Baldwin used my credit card and his cell phone to get us plane tickets for the next morning and a room at the Marriott Marquis for a couple of nights in NYC. When I found out how much all that would set me back, I decided we might as well stay at the party until morning and then drive straight to LAX. Consequently we were both a little punchy by the time we went through security.
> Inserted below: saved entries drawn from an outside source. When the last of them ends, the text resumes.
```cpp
int post_benchmark(uint32_t provider_id, uint32_t scrypt_n,
                   uint64_t *labels_per_sec) {
  int rc = require_gpu(provider_id);
  if (rc != POST_OK) return rc;
  PostInitConfig cfg;
  std::memset(&cfg, 0, sizeof(cfg));
  std::memset(cfg.node_id, 0xA5, 32);
  std::memset(cfg.commitment_atx_id, 0x5A, 32);
  cfg.num_units = 1;
  cfg.labels_per_unit = 1ull << 18;
  cfg.max_file_size = 1ull << 40;
  cfg.scrypt_n = scrypt_n;
  cfg.provider_id = provider_id;
  cfg.scratch_bytes = 8ull << 30;
  PostInitSession *s = nullptr;
  rc = post_init_new(&cfg, &s);
// ... 2006 lines not shown
```

Before: 2.243 million labels/s.

## Move label prologue and tail onto a service stream with double-buffered xbuf

The label prologue and tail kernels leave the per-lane streams and run on one service stream, which also takes the candidate reset and the device-to-host copies. Prologues are queued one unit ahead into a double-buffered xbuf, and per-unit events tie them to the romix fill/mix stages. The aim is to keep the romix streams busy with fill/mix only and to hide prologue and tail work behind them. In exchange the xbuf doubles in size, there are many more events, and all prologue and tail work is serialized on a single stream, which could become the bottleneck.

```diff
diff --git a/go-spacemesh_amd/csrc/engine.cpp b/go-spacemesh_amd/csrc/engine.cpp
--- a/go-spacemesh_amd/csrc/engine.cpp
+++ b/go-spacemesh_amd/csrc/engine.cpp
@@ -261,6 +261,7 @@
 
   int split_streams = 0;
   bool split_chain = false;
+  uint64_t split_unit = 0;
   uint64_t unit_cursor = 0;
   uint64_t split_batch_no = 0;
   uint32_t cand_cap = 0;
@@ -270,31 +271,31 @@
   uint8_t *h_batch1 = nullptr;
   PostVrfCandidate *h_cand[2] = {nullptr, nullptr};
   unsigned int *h_cand_count = nullptr;
-  hipStream_t stream_b = nullptr, stream_c = nullptr, copy_stream = nullptr;
+  hipStream_t stream_b = nullptr, stream_c = nullptr;
+  hipStream_t service_stream = nullptr;
   hipEvent_t ev_fill[4] = {nullptr, nullptr, nullptr, nullptr};
-  hipEvent_t ev_tail[2][3] = {{nullptr, nullptr, nullptr},
-                              {nullptr, nullptr, nullptr}};
   hipEvent_t ev_end[2] = {nullptr, nullptr}, ev_done[2] = {nullptr, nullptr};
-  hipEvent_t ev_reset[2] = {nullptr, nullptr};
+  std::vector<hipEvent_t> ev_pro, ev_mix;
 
   ~PostInitSession() {
     if (stream) (void)hipStreamSynchronize(stream);
     if (stream_b) (void)hipStreamSynchronize(stream_b);
     if (stream_c) (void)hipStreamSynchronize(stream_c);
-    if (copy_stream) (void)hipStreamSynchronize(copy_stream);
+    if (service_stream) (void)hipStreamSynchronize(service_stream);
     for (int i = 0; i < 4; i++)
       if (ev_fill[i]) (void)hipEventDestroy(ev_fill[i]);
+    for (hipEvent_t e : ev_pro)
+      if (e) (void)hipEventDestroy(e);
+    for (hipEvent_t e : ev_mix)
+      if (e) (void)hipEventDestroy(e);
     for (int i = 0; i < 2; i++) {
-      for (int k = 0; k < 3; k++)
-        if (ev_tail[i][k]) (void)hipEventDestroy(ev_tail[i][k]);
-      if (ev_reset[i]) (void)hipEventDestroy(ev_reset[i]);
       if (ev_end[i]) (void)hipEventDestroy(ev_end[i]);
       if (ev_done[i]) (void)hipEventDestroy(ev_done[i]);
       if (h_cand[i]) (void)hipHostFree(h_cand[i]);
     }
     if (stream_b) (void)hipStreamDestroy(stream_b);
     if (stream_c) (void)hipStreamDestroy(stream_c);
-    if (copy_stream) (void)hipStreamDestroy(copy_stream);
+    if (service_stream) (void)hipStreamDestroy(service_stream);
     if (d_out1) (void)hipFree(d_out1);
     if (d_cand1) (void)hipFree(d_cand1);
     if (d_cand_count1) (void)hipFree(d_cand_count1);
@@ -420,7 +421,7 @@
       (uint32_t)std::max<uint64_t>(CAND_CAP, s->batch / 64 + 16);
   HIP_TRY(hipMalloc(&s->d_cand, sizeof(PostVrfCandidate) * s->cand_cap));
   HIP_TRY(hipMalloc(&s->d_xbuf,
-                    (size_t)std::max<uint64_t>(s->batch, lanes) * 128));
+                    (size_t)std::max<uint64_t>(s->batch, 2 * lanes) * 128));
   HIP_TRY(hipMalloc(&s->d_cand_count, sizeof(unsigned int)));
   HIP_TRY(hipHostMalloc(&s->h_batch, (size_t)s->batch * POST_LABEL_SIZE));
   HIP_TRY(hipStreamCreate(&s->stream));
@@ -451,11 +452,16 @@
                             sizeof(PostVrfCandidate) * s->cand_cap));
       HIP_TRY(hipEventCreate(&s->ev_end[i]));
       HIP_TRY(hipEventCreateWithFlags(&s->ev_done[i], hipEventDisableTiming));
-      HIP_TRY(hipEventCreateWithFlags(&s->ev_reset[i],
-                                      hipEventDisableTiming));
-      for (int k = 0; k < s->split_streams; k++)
-        HIP_TRY(hipEventCreateWithFlags(&s->ev_tail[i][k],
-                                        hipEventDisableTiming));
+    }
+    s->split_unit = lanes / (uint64_t)s->split_streams / 64 * 64;
+    const size_t n_ev =
+        2 * (size_t)((s->batch + s->split_unit - 1) / s->split_unit) +
+        (size_t)s->split_streams;
+    s->ev_pro.assign(n_ev, nullptr);
+    s->ev_mix.assign(n_ev, nullptr);
+    for (size_t i = 0; i < n_ev; i++) {
+      HIP_TRY(hipEventCreateWithFlags(&s->ev_pro[i], hipEventDisableTiming));
+      HIP_TRY(hipEventCreateWithFlags(&s->ev_mix[i], hipEventDisableTiming));
     }
     if (s->split_chain)
       for (int i = 0; i < 4; i++)
@@ -463,7 +469,7 @@
                                         hipEventDisableTiming));
     if (s->split_streams >= 2) HIP_TRY(hipStreamCreate(&s->stream_b));
     if (s->split_streams >= 3) HIP_TRY(hipStreamCreate(&s->stream_c));
-    HIP_TRY(hipStreamCreate(&s->copy_stream));
+    HIP_TRY(hipStreamCreate(&s->service_stream));
   }
 
   if (!s->data_dir.empty()) {
@@ -678,8 +684,10 @@
 static int init_step_split(PostInitSession *s, uint64_t max_labels,
                            uint64_t *done) {
   const int ns = s->split_streams;
-  const uint64_t unit = s->lanes / (uint64_t)ns / 64 * 64;
+  const uint64_t unit = s->split_unit;
+  const uint64_t n_ev = s->ev_pro.size();
   hipStream_t st[3] = {s->stream, s->stream_b, s->stream_c};
+  hipStream_t const svc = s->service_stream;
   uint8_t *const d_outs[2] = {s->d_out, s->d_out1};
   uint8_t *const h_batches[2] = {s->h_batch, s->h_batch1};
   PostVrfCandidate *const d_cands[2] = {s->d_cand, s->d_cand1};
@@ -687,7 +695,7 @@
 
   auto drain = [&] {
     for (int k = 0; k < ns; k++) (void)hipStreamSynchronize(st[k]);
-    (void)hipStreamSynchronize(s->copy_stream);
+    (void)hipStreamSynchronize(svc);
   };
 #define SPLIT_TRY(expr)                                                        \
   do {                                                                         \
@@ -736,6 +744,42 @@
   uint64_t issued = 0;
   int last_set = -1;
 
+  const uint64_t range = s->range_end - s->range_start;
+  uint64_t pos = s->written.load();
+  const uint64_t target = std::min(range, pos + max_labels);
+
+  auto unit_labels = [&](uint64_t batch_count) -> uint64_t {
+    const uint64_t nunits = (batch_count + unit - 1) / unit;
+    return ((batch_count + nunits - 1) / nunits + 63) / 64 * 64;
+  };
+  auto xbuf_of = [&](uint64_t u) -> uint32_t * {
+    const uint64_t k = u % (uint64_t)ns, half = (u / (uint64_t)ns) & 1;
+    return s->d_xbuf + (2 * k + half) * unit * 32;
+  };
+
+  LabelKernelArgs pargs = args;
+  uint64_t la_unit = s->unit_cursor;
+  uint64_t la_pos = pos, la_count = 0, la_per = 0, la_off = 0;
+  auto queue_prologue = [&]() -> int {
+    if (la_off >= la_count) {
+      la_pos += la_count;
+      la_count = std::min(s->batch, target - la_pos);
+      if (la_count == 0) return POST_OK;
+      la_per = unit_labels(la_count);
+      la_off = 0;
+    }
+    const uint64_t c = std::min(la_per, la_count - la_off);
+    pargs.start = s->range_start + la_pos + la_off;
+    pargs.count = c;
+    pargs.xbuf = xbuf_of(la_unit);
+    SPLIT_TRY(poste_launch_label_prologue(&pargs, (uint32_t)((c + 63) / 64),
+                                          svc));
+    SPLIT_TRY(hipEventRecord(s->ev_pro[la_unit % n_ev], svc));
+    la_off += la_per;
+    la_unit++;
+    return POST_OK;
+  };
+
   auto issue = [&](Batch &b) -> int {
     b.set = (int)(s->split_batch_no++ & 1);
     b.max_cand = 0;
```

You’d think the officials would’ve been all over me, the one who was capable of shooting fire, but no, they latched onto the frog. First he set off the alarm with the gold chains hanging around his neck, bling he’d worn to the New Year’s Eve party.
While he was taking those off, I noticed one security person checking a database on the computer. I don’t know if Baldy’s Texas speeding tickets showed up or what, but before we knew it, the security guy was searching Baldy’s carry-on. Turns out there was a magic wand in it.
Don’t ask me where the frog got that thing, but I’m betting there’s a charge on my credit card. Baldy has been playing fast and loose with my plastic.
“What’s this for?” The security guard held up the wand, which looked like a halfway decent one. I hadn’t seen one since high school when we had to buy a cheap model for our Wand Management class. I’d never been drawn to the concept of pointing sticks at things, so I’d only learned enough to pass the test.
“I’m a symphony director,” Baldy said with a perfectly straight face. “It’s my baton.”
“Which symphony?” The security guy was studying the wand from all angles.
Me, I stood there hoping the wand wouldn’t go off and accidentally cast a spell. Some of them have a hair-trigger response, especially the better ones.
“I’m between gigs right now,” Baldy said. “I have an interview at the Met, and I didn’t want to trust my baton to the baggage handlers.”